Thanks staff so much for doing all this for us. These events really improve my days. Also hyped for the quirky little guy


----------



## LambdaDelta

Dinosaurz said:


> Jeremy2 please Jeremy


jeremy2's gonna sweep the raffle, just you watch


----------



## King koopa

Dinosaurz said:


> Jeremy2 please Jeremy


Jeremy2?
JEREMY SOMEONE IS TRYING TO IMPERSONATE YOU!


----------



## LambdaDelta

Koopadude100 said:


> Jeremy2?
> JEREMY SOMEONE IS TRYING TO IMPERSONATE YOU!


(it's just his site testing alt)


----------



## Biyaya

LambdaDelta said:


> (it's just his site testing alt)


His alt is running in the raffle? Guess it's time to ban Jeremy.


----------



## LambdaDelta

Soti said:


> His alt is running in the raffle? Guess it's time to ban Jeremy.


the people have spoken

sorry, jeremy


----------



## Firesquids

Merielle said:


> Found all the items for the just-for-fun bonus hunt!  My childhood doll of Flora from Winx Club with her Charmix (you can tell she was played with a lot ), a 100%-authentic real life Kaleidoclover, and my mom's matryoshka!!!
> View attachment 386074
> 
> Also _bless _my mom for finding her matryoshka for me.  It wasn't where we thought it was and she practically had to turn the house upside down to find it—I sadly wasn't much help because I can't do much on my knee right now; I was willing to settle for some nesting measuring cups or something, but she was _determined_.  She seems really happy about all the re-organizing she got done in the process, so I'm glad about that at least!
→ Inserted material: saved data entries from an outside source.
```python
class BfmmmConfig(C.Structure):
    _fields_ = [("model", C.c_int32), ("n_funct", C.c_int32), ("K", C.c_int32), ("n_eigen", C.c_int32),
                ("basis_degree", C.c_int32), ("n_internal_knots", C.c_int32), ("P", C.c_int32),
                ("tot_mcmc_iters", C.c_int32), ("c", C.c_double * 8), ("b", C.c_double), ("nu_1", C.c_double),
                ("alpha1l", C.c_double), ("alpha2l", C.c_double), ("beta1l", C.c_double), ("beta2l", C.c_double),
                ("a_Z_PM", C.c_double), ("a_pi_PM", C.c_double), ("var_alpha3", C.c_double),
                ("var_epsilon1", C.c_double), ("var_epsilon2", C.c_double), ("alpha_nu", C.c_double),
                ("beta_nu", C.c_double), ("alpha_eta", C.c_double), ("beta_eta", C.c_double),
                ("alpha_0", C.c_double), ("beta_0", C.c_double)]


SYMBOLS = {
    "bfmmm_config_defaults": (None, [C.POINTER(BfmmmConfig)]),
    "bfmmm_create": (C.c_int, [C.POINTER(BfmmmConfig), C.c_int, c_double_p, c_double_p, c_int64_p, c_double_p,
                               c_double_p, C.POINTER(C.c_void_p)]),
    "bfmmm_destroy": (None, [C.c_void_p]),
    "bfmmm_create_batch": (C.c_int, [C.POINTER(BfmmmConfig), C.c_int, c_double_p, c_double_p, c_int64_p, c_double_p,
                                     c_double_p, C.c_int, C.POINTER(C.c_void_p)]),
    "bfmmm_create_from_basis_batch": (C.c_int, [C.POINTER(BfmmmConfig), C.c_int, c_double_p, c_double_p, c_int64_p, C.c_int,
                                                C.c_int, c_double_p, C.c_int, C.c_int, C.POINTER(C.c_void_p)]),
    "bfmmm_select_chain": (C.c_int, [C.c_void_p, C.c_int]),
    "bfmmm_n_chains": (C.c_int, [C.c_void_p]),
    "bfmmm_set_chain_id_stride": (C.c_int, [C.c_void_p, C.c_uint32]),
    "bfmmm_gather_best": (C.c_int, [C.POINTER(C.c_void_p), C.c_int, c_double_p, C.POINTER(C.c_int32), C.POINTER(C.c_int)]),
    "bfmmm_set_covariates": (C.c_int, [C.c_void_p, c_double_p, C.c_int, C.c_int]),
    "bfmmm_get_basis": (C.c_int, [C.c_void_p, c_double_p, C.c_int64]),
    "bfmmm_set_state": (C.c_int, [C.c_void_p, C.c_char_p, c_double_p, C.c_int64]),
    "bfmmm_get_state": (C.c_int, [C.c_void_p, C.c_char_p, c_double_p, C.c_int64]),
    "bfmmm_init_state": (C.c_int, [C.c_void_p, C.c_int, C.c_uint64, C.c_uint32]),
    "bfmmm_run": (C.c_int, [C.c_void_p, C.c_uint32, C.c_int, C.c_int, C.c_uint64, C.c_uint32, C.c_int, C.c_double]),
    "bfmmm_prepare_run": (C.c_int, [C.c_void_p, C.c_uint32, C.c_int, C.c_int, C.c_uint64, C.c_uint32, C.c_int]),
    "bfmmm_set_slot_base": (C.c_int, [C.c_void_p, C.c_int]),
    "bfmmm_create_from_basis": (C.c_int, [C.POINTER(BfmmmConfig), C.c_int, c_double_p, c_double_p, c_int64_p, C.c_int, C.c_int,
                                          c_double_p, C.c_int, C.POINTER(C.c_void_p)]),
    "bfmmm_tempered_transition": (C.c_int, [C.c_void_p, C.c_uint32, C.c_int, C.c_int, C.c_double, C.c_uint64, C.c_uint32,
                                            c_double_p, C.POINTER(C.c_int)]),
    "bfmmm_get_chain": (C.c_int, [C.c_void_p, C.c_char_p, C.c_int, c_double_p, C.c_int64]),
    "bfmmm_chain_diagnostics": (C.c_int, [C.c_void_p, C.c_char_p, C.c_int, C.c_int, C.c_int64, c_double_p, c_double_p, c_double_p,
                                          c_double_p, c_double_p, c_double_p, c_double_p, C.c_int64]),
    "bfmmm_debug_get": (C.c_int, [C.c_void_p, C.c_char_p, c_double_p, C.c_int64, c_int64_p]),
    "bfmmm_set_profile": (C.c_int, [C.c_void_p, C.c_int]),
    "bfmmm_get_timing": (C.c_int, [C.c_void_p, C.c_char_p, C.POINTER(C.c_double), c_int64_p]),
    "bfmmm_set_exact_instances": (None, [C.c_int]),
    "bfmmm_last_error": (C.c_char_p, []),
}

_LIB = None


def load():
    global _LIB
    if _LIB is None:
        if not os.path.exists(LIB_PATH):
            raise RuntimeError(
                f"{LIB_PATH} is missing: build it with `python -c 'import __graft_entry__ as g; g.build()'` "
                "(hipcc --offload-arch=gfx950). bayesfmmm_amd has no CPU fallback.")
        lib = C.CDLL(LIB_PATH)
        for name, (res, args) in SYMBOLS.items():
            fn = getattr(lib, name)
            fn.restype = res
            fn.argtypes = args
        _LIB = lib
    return _LIB


class BfmmmError(RuntimeError):
    pass


def check(rc):
    if rc != 0:
        raise BfmmmError(load().bfmmm_last_error().decode())
```

### bayesfmmm_amd/csrc/bfmmm_capi.hip

```cpp
#include "../../include/bfmmm.h"
#include "model.hpp"
#include "rng.hpp"

#include <algorithm>
#include <cmath>
#include <cstdio>
#include <cstring>
#include <map>
#include <chrono>
#include <mutex>
#include <string>
#include <tuple>
#include <vector>

namespace bfmmm {
int launch_stats_functional(int degree, int n, int P, int LREC, const int64_t* off, const double* t, const double* y,
                            const double* knots, int n_knots, double* rec, int* ni, double* B_dense, int* err,
                            hipStream_t st);
void launch_stats_multivariate(int n, int P, int LREC, const double* Y, double* rec, int* ni, hipStream_t st);
void launch_stats_totals(int n, int LREC, int yy_off, const double* rec, const int* ni, double* out_yy,
                         long long* out_counts, hipStream_t st);
int launch_curve(const Ctx& c, int which, int do_update, hipStream_t st);
int curve_blocks(int n, int P);
void prepare_curve_kernels();
// ... 921 lines not shown
  c.seed = seed; c.chain = chain; c.mask = mask;
  Plan plan = make_plan(mask, MD);
  if (c.d.D > 0) { plan.z = true; plan.chi = true; plan.use_rss_part = 1; }
  c.defer_loglik = (c.d.D == 0) ? 1 : 0;
  c.ll_use_part = plan.use_rss_part;
  h->last_md = MD;
  int nsub = 1;
  if (!h->profile && h->nch >= 4) nsub = 2;
  if (const char* env_split = h->profile ? nullptr : getenv("BFMMM_BATCH_SPLIT"))
    nsub = std::max(1, std::min({atoi(env_split), (int)bfmmm_handle::MAX_SUB, h->nch / 2}));
  Sub subs[bfmmm_handle::MAX_SUB];
  h->sub_st[0] = h->st;
  for (int q = 0, q0 = 0; q < nsub; ++q) {
    const int cnt = h->nch / nsub + (q < h->nch % nsub ? 1 : 0);
    if (pg_route(h, c.d, plan.pg, cnt, h->profile ? bfmmm_handle::MAX_SUB : q, subs[q].r)) return 1;
    if (!h->sub_st[q]) HIPCHK(hipStreamCreateWithFlags(&h->sub_st[q], hipStreamNonBlocking));
    if (!h->sub_ev[q]) HIPCHK(hipEventCreateWithFlags(&h->sub_ev[q], hipEventDisableTiming));
    subs[q].c = chain_ctx(c, (unsigned)q0);
    subs[q].c.nch = cnt;
    subs[q].st = h->sub_st[q];
    q0 += cnt;
  }
  c.defer_hyper = (c.defer_loglik && plan.pg && plan.chi && h->nch == 1 && !subs[0].r.packed && subs[0].r.NKS >= 2) ? 1 : 0;
  subs[0].c.defer_hyper = c.defer_hyper;
  if (!prepare_only) {
    ensure_sweep_tables(h, c, mask);
    hipLaunchKernelGGL(k_run_begin, dim3(h->nch), dim3(64), 0, h->st, h->c, (uint32_t)first_iter, (uint32_t)h->slot_base, tt_step, beta,
                       h->state_dirty ? 1 : 0);
    h->state_dirty = false;
    for (int f = 0; f < FAM_COUNT; ++f) { h->fam_ms[f] = 0; h->fam_launches[f] = 0; }
  }
  if (h->profile) {
    if (prepare_only) return 0;
    HIPCHK(hipEventRecord(h->ev0, h->st));
    if (run_profiled(h, c, plan, subs[0].r, n_iters, tt_step)) return 1;
    return finish_run(h, c, plan, mask, first_iter, n_iters, false);
  }
  const bool fuse = plan.z && plan.z_update && plan.chi && c.d.D == 0 && n_iters >= 2 && tt_step == 0;
  const bool defer = !fuse && plan.z && plan.z_update && plan.factor && (mask & U_Z) && c.d.D == 0 && c.d.K <= 4 && c.d.BW <= 5 &&
                     n_iters >= 2 && tt_step == 0;
  const bool bodies = fuse || defer;
  const int body_kind = fuse ? GK_FUSED : GK_DEFERRED;
  const int nrep = bodies ? n_iters - 1 : n_iters;
  const bool whole = bodies && nsub == 1 && n_iters <= WHOLE_MAX && c.defer_loglik && h->status_dev != nullptr;
  std::vector<std::pair<int, int>> segs;
  const int kind = bodies ? body_kind : GK_FULL;
  if (whole) {
    segs.push_back({GK_WHOLE, n_iters});
  } else {
    for (int q = 0; q < nrep / GRAPH_UNROLL; ++q) segs.push_back({kind, GRAPH_UNROLL});
    if (nrep % GRAPH_UNROLL) segs.push_back({kind, nrep % GRAPH_UNROLL});
    if (bodies) segs.push_back({GK_CLOSING, 1});
  }
  const bfmmm_handle::GraphKey key{mask, MD, seed, chain, nsub, bfmmm::g_exact_instances ? 1 : 0};
  if (n_iters > 0 && !(h->g_valid && h->g_key == key)) { drop_graphs(h); h->g_key = key; h->g_valid = true; }
  std::vector<FreshGraph> fresh;
  std::vector<hipGraphExec_t> seq[bfmmm_handle::MAX_SUB];
  for (int s = 0; s < nsub; ++s)
    for (const auto& sg : segs) {
      hipGraphExec_t g = nullptr;
      if (cached_graph(h, s, sg.first, sg.second, subs[s].st, fresh, [&]() { queue_graph(h, c, subs[s], plan, sg.first, sg.second, body_kind); }, &g))
        return 1;
      seq[s].push_back(g);
    }
  if (prepare_only) return dry_launch(h, c, mask, subs, nsub, fresh, first_iter, tt_step, beta);
  HIPCHK(hipEventRecord(h->ev0, h->st));
  if (nsub > 1) HIPCHK(hipEventRecord(h->evA, h->st));
  for (int q = 1; q < nsub; ++q) HIPCHK(hipStreamWaitEvent(subs[q].st, h->evA, 0));
  for (int s = 0; s < nsub && n_iters > 0; ++s) {
    if (bodies && !whole) launch_curve(subs[s].c, 0, plan.z_update, subs[s].st);
    for (hipGraphExec_t g : seq[s]) HIPCHK(hipGraphLaunch(g, subs[s].st));
  }
  for (int q = 1; q < nsub; ++q) { HIPCHK(hipEventRecord(h->sub_ev[q], subs[q].st)); HIPCHK(hipStreamWaitEvent(h->st, h->sub_ev[q], 0)); }
  return finish_run(h, c, plan, mask, first_iter, n_iters, whole);
}
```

Tell your mom her doll is gorgeous and we all appreciate her very much for sharing it with us!


----------



## Dinosaurz

LambdaDelta said:


> (it's just his site testing alt)


Jeremy making an alt for more tickets for the raffle… can’t believe some people  please ban staff


----------



## King koopa

Dinosaurz said:


> Jeremy making an alt for more tickets for the raffle… can’t believe some people  please ban staff


But we can't... but he is the owner so I guess it's ok but still that's a little unfair


----------



## Liz!

I spy with my little eye, a little Cocotryoshka in the shop. ❤


----------



## LambdaDelta

did I just add that ??? "collectible" to my collectibles folder?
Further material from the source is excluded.